During auto-recall, the plugin searches both scopes and presents them separately — long-term memories first, then session memories — so the agent has full context.
The agent gets five tools it can call during conversations:
| Tool | Description |
|---|---|
memory_search | Search memories by natural language |
memory_list | List all stored memories for a user |
memory_store | Explicitly save a fact |
memory_get | Retrieve a memory by ID |
memory_forget | Delete by ID or by query |
The memory_search and memory_list tools accept a scope parameter ("session", "long-term", or "all") to control which memories are queried. The memory_store tool accepts a longTerm boolean (default: true) to choose where to store.
CLI Commands
# Search all memories (long-term + session)

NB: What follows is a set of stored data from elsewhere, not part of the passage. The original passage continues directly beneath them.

template <class G, int ALGO, int WV, bool BAIL, int CAP>
struct FixedBody {
    static_assert(!BAIL || ALGO == LDPC_ALGO_MINSUM, "only min-sum has a fast and an exact check update");
    static constexpr bool kBail = BAIL;
    using P = FxPlan<G, WV, CAP>;
    static constexpr int ZM4 = 4 * G::Z - 1;
    static constexpr int NEXT = P::T.next > 0 ? P::T.next : 1;
    static constexpr int NCOL = P::NC > 0 ? P::NC : 1;
    static constexpr int NSH = P::T.nsh > 0 ? P::T.nsh : 1;
    static constexpr int MAXDC = P::T.maxdc, MAXDV = P::T.maxdv;
    static constexpr int NRG = P::NREG > 0 ? P::NREG : 1;
    float ext[NEXT];
    float cllr[NCOL];
    uint32_t rot[NSH];
    float msg[NRG];

    __device__ __forceinline__ void init(Ctx &C, const Lane &L) {
        bool nan = false;
        sfor<P::NR>([&](auto i) {
            constexpr int I = decltype(i)::value, R = P::chk_row(I);
            constexpr int P0 = G::ROW_PTR[R], DC = G::ROW_PTR[R + 1] - P0;
            sfor<DC>([&](auto e) {
                constexpr int E = decltype(e)::value;
                if constexpr (G::ROW_SLOT[P0 + E] < 0) {
                    constexpr int X = P::ext_index(I, E), COL = G::ROW_COL[P0 + E], S4 = 4 * P::row_shift(P0 + E);
                    ext[X] = L.llr_at(COL * 4 * G::Z + ((L.k4 + S4) & ZM4));
                    nan |= !(fabsf(ext[X]) < INFINITY);
                }
            });
        });
        sfor<P::T.nsh>([&](auto j) {
            constexpr int J = decltype(j)::value, SH = P::T.shv[J];
// ... 2 lines not shown
                rot[J] = opaque_vu(base + L.lane4);
            else
                rot[J] = opaque_vu(base + L.fz4 + ((L.k4 + (4 * G::Z - 4 * SH)) & ZM4));
        });
        addtid_begin(C.lds);
        sfor<P::NC>([&](auto i) {
            constexpr int I = decltype(i)::value, COL = LDPC_VT(COLS)[P::C0 + I];
            constexpr int P0 = G::COL_PTR[COL], DV = G::COL_PTR[COL + 1] - P0;
            cllr[I] = L.llr_at(COL * 4 * G::Z + L.k4);
            nan |= !(fabsf(cllr[I]) < INFINITY);
            sfor<DV>([&](auto jj) {
                constexpr int J = P0 + decltype(jj)::value;
                if constexpr (P::col_reg(J) >= 0)
                    msg[P::col_reg(J)] = cllr[I];
                else
                    lds_wr_tid<G::COL_SLOT[J] * 256>(cllr[I]);
            });
        });
        addtid_end();
        if (__any(nan) && L.lane == 0) *C.flag = 1;
    }

    template <int I>
    __device__ __forceinline__ void load_row(const Ctx &C, const Lane &L, float (&v)[MAXDC]) const {
        constexpr int R = P::chk_row(I), P0 = G::ROW_PTR[R], DC = G::ROW_PTR[R + 1] - P0;
        sfor<DC>([&](auto e) {
            constexpr int E = decltype(e)::value, SL = G::ROW_SLOT[P0 + E];
            if constexpr (P::row_reg(P0 + E) >= 0)
                v[E] = msg[P::row_reg(P0 + E)];
            else if constexpr (SL >= 0)
                v[E] = lds_rd_abs<SL * 256>(rot[P::T.shidx[P::inv_shift(P::row_shift(P0 + E))]]);
            else
                v[E] = ext[P::ext_index(I, E)];
        });
    }

    template <int I, bool DEC, bool SLOW = false>
    __device__ __forceinline__ void row(const Ctx &C, const Lane &L, const float (&v)[MAXDC], int &errs, float ninf, float pinf, uint32_t sgn, float alv) {
        constexpr int R = P::chk_row(I), P0 = G::ROW_PTR[R], DC = G::ROW_PTR[R + 1] - P0;
        auto needed = [](int e) constexpr { return DEC || G::ROW_SLOT[P0 + e] >= 0; };
        auto emit = [&](auto e, float o) {
            constexpr int E = decltype(e)::value, SL = G::ROW_SLOT[P0 + E];
            if constexpr (P::row_reg(P0 + E) >= 0) {
                msg[P::row_reg(P0 + E)] = o;
            } else if constexpr (SL >= 0) {
                lds_wr_tid<SL * 256>(o);
            } else if constexpr (DEC) {
                if (C.direct_bits || C.ballots)
                    ext_decision(C, L, G::ROW_COL[P0 + E], 4 * P::row_shift(P0 + E), v[E] + o, errs);
            }
        };
        if constexpr (ALGO == LDPC_ALGO_MINSUM && !SLOW && DC >= 2 && DC <= kDirectDc) {
            float pr[3] = {};
            float als = alv;
            if constexpr (DC >= 5) {
                sfor<DC / 2>([&](auto j) {
                    constexpr int J = decltype(j)::value;
                    pr[J] = vmin(fabsf(v[2 * J]), fabsf(v[2 * J + 1]));
                });
                uint32_t par = xor3(__float_as_uint(v[0]), __float_as_uint(v[1]), __float_as_uint(v[2]));
                if constexpr (DC == 5)
                    par = xor3(par, __float_as_uint(v[3]), __float_as_uint(v[4]));
                else
                    par = xor3(par, __float_as_uint(v[3]), __float_as_uint(v[4])) ^ __float_as_uint(v[5]);
// ... 85 lines not shown
        static constexpr int NPREFA = HI == DA ? DA : (HI > 0 ? HI - 1 : 0);
        static constexpr bool BLAST = DB > 0 && LO <= DB - 1 && DB - 1 < HI;
        static constexpr int NPREF = NPREFA > (BLAST ? DB : 0) ? NPREFA : (BLAST ? DB : 0);
        static constexpr int NMSG = DA + DB;
    };
    struct TaskIn {
        f32x2 cp[MAXDV];
        float cs[MAXDV];
    };

    template <int X>
    __device__ __forceinline__ float c2v_in() const {
        if constexpr (P::col_reg(X) >= 0)
            return msg[P::col_reg(X)];
        else
            return lds_rd_abs<G::COL_SLOT[X] * 256>(rot[P::T.shidx[P::col_shift(X)]]);
    }
    template <int X>
    __device__ __forceinline__ void v2c_out(float o) {
        if constexpr (P::col_reg(X) >= 0)
            msg[P::col_reg(X)] = o;
        else
            lds_wr_tid<G::COL_SLOT[X] * 256>(o);
    }

    template <int TK>
    __device__ __forceinline__ void load_task(const Ctx &C, TaskIn &in) const {
        using K = Task<TK>;
        sfor<K::DA>([&](auto jj) {
            constexpr int J = decltype(jj)::value;
            if constexpr (J < K::DB) {
                in.cp[J].x = c2v_in<K::PA + J>();
                in.cp[J].y = c2v_in<K::PB + J>();
            } else {
                in.cs[J] = c2v_in<K::PA + J>();
            }
        });
    }
// ... 37 lines not shown
        });
        if constexpr (WRITE) {
            sfor<HI - LO>([&](auto q) {
                constexpr int E = LO + decltype(q)::value;
                if constexpr (E < DB) {
                    v2c_out<K::PA + E>(acc2[E].x);
                    v2c_out<K::PB + E>(acc2[E].y);
                } else {
                    v2c_out<K::PA + E>(accA[E]);
                }
            });
        }
        if constexpr (HI == DA) {
            if constexpr (ALGO == LDPC_ALGO_MINSUM) bad |= !(fabsf(PA) < INFINITY);
            if constexpr (DEC) {
                if (C.direct_bits || C.ballots) var_decision(C, L, K::CA, PA, errs);
            }
        }
        if constexpr (K::BLAST) {
            if constexpr (ALGO == LDPC_ALGO_MINSUM) bad |= !(fabsf(P2.y) < INFINITY);
            if constexpr (DEC) {
                if (C.direct_bits || C.ballots) var_decision(C, L, K::CB, P2.y, errs);
            }
        }
    }

    template <bool DEC, bool WRITE>
    __device__ __forceinline__ void var(const Ctx &C, const Lane &L, int &errs) {
        bool bad = false;
        if constexpr (P::NT > 0) {
            TaskIn ta, tb;
            if constexpr (WRITE) addtid_begin(C.lds);
            load_task<0>(C, ta);
            sfor<P::NT>([&](auto i) {
                constexpr int I = decltype(i)::value;
                constexpr bool more = I + 1 < P::NT;
                constexpr bool ahead = more && Task<I>::NMSG + Task<(more ? I + 1 : I)>::NMSG <= kVarPipe;
                if constexpr (I % 2 == 0) {
                    if constexpr (ahead) load_task<I + 1>(C, tb);
                    task<I, DEC, WRITE>(C, L, ta, errs, bad);
                    if constexpr (more && !ahead) load_task<(more ? I + 1 : I)>(C, tb);
                } else {
                    if constexpr (ahead) load_task<I + 1>(C, ta);
                    task<I, DEC, WRITE>(C, L, tb, errs, bad);
                    if constexpr (more && !ahead) load_task<(more ? I + 1 : I)>(C, ta);
                }
            });
            if constexpr (WRITE) addtid_end();
        }
        if constexpr (ALGO == LDPC_ALGO_MINSUM) {
            if (__any(bad) && L.lane == 0) *C.flag = 1;
        }
    }

    __device__ __forceinline__ int parity(const Ctx &C, const Lane &L) const {
        int inv = 0;
        int f = L.f, k = L.k;
        asm volatile("" : "+v"(f), "+v"(k));
        sfor<P::NR>([&](auto i) {
            constexpr int R = P::chk_row(decltype(i)::value);
            constexpr int P0 = G::ROW_PTR[R], DC = G::ROW_PTR[R + 1] - P0;
            int p = 0;
            sfor<DC>([&](auto e) {
                constexpr int E = decltype(e)::value;
                constexpr int COL = G::ROW_COL[P0 + E], S = P::row_shift(P0 + E);
                p ^= (int)(C.words[COL] >> (f * G::Z + ((k + S) & (G::Z - 1))));
// ... 3 lines not shown
        return inv & 1;
    }
};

openclaw mem0 search "what languages does the user know"
# Search only long-term memories
openclaw mem0 search "what languages does the user know" --scope long-term
# Search only session/short-term memories
openclaw mem0 search "what languages does the user know" --scope session
# View stats
openclaw mem0 stats
Configuration Options
General Options
| Key | Type | Default | Description |
|---|---|---|---|
mode | "platform" | "open-source" | "platform" | Which backend to use |
userId | string | "default" | Scope memories per user |
autoRecall | boolean | true | Inject memories before each turn |
autoCapture | boolean | true | Store facts after each turn |
topK | number | 5 | Max memories per recall |
searchThreshold | number | 0.3 | Min similarity (0–1) |
Platform Mode Options
| Key | Type | Default | Description |
|---|---|---|---|
apiKey | string | — | Required. Mem0 API key (supports ${MEM0_API_KEY}) |
orgId | string | — | Organization ID |
projectId | string | — | Project ID |
enableGraph | boolean | false | Entity graph for relationships |
customInstructions | string | (built-in) | Extraction rules — what to store, how to format |
customCategories | object | (12 defaults) | Category name → description map for tagging |
Open-Source Mode Options
| Key | Type | Default | Description |
|---|---|---|---|
customPrompt | string | (built-in) | Extraction prompt for memory processing |
oss.embedder.provider | string | "openai" | Embedding provider ("openai", "ollama", etc.) |
oss.embedder.config | object | — | Provider config: apiKey, model, baseURL |
oss.vectorStore.provider | string | "memory" | Vector store ("memory", "qdrant", "chroma", etc.) |
oss.vectorStore.config | object | — | Provider config: host, port, collectionName, dimension |
oss.llm.provider | string | "openai" | LLM provider ("openai", "anthropic", "ollama", etc.) |
oss.llm.config | object | — | Provider config: apiKey, model, baseURL, temperature |
oss.historyDbPath | string | — | SQLite path for memory edit history |
Everything inside oss is optional — defaults use OpenAI embeddings (text-embedding-3-small), in-memory vector store, and OpenAI LLM.
Key Features
- Zero Configuration — Auto-recall and auto-capture work out of the box with no prompting required
- Dual Memory Scopes — Session-scoped short-term and user-scoped long-term memories
- Flexible Backend — Use Mem0 Cloud for managed service or self-host with open-source mode
- Rich Tool Suite — Five agent tools for explicit memory operations when needed
Conclusion
The @mem0/openclaw-mem0 plugin gives OpenClaw agents persistent memory with minimal setup. Whether using Mem0 Cloud or self-hosting, your agents can now remember user preferences, facts, and context across sessions automatically.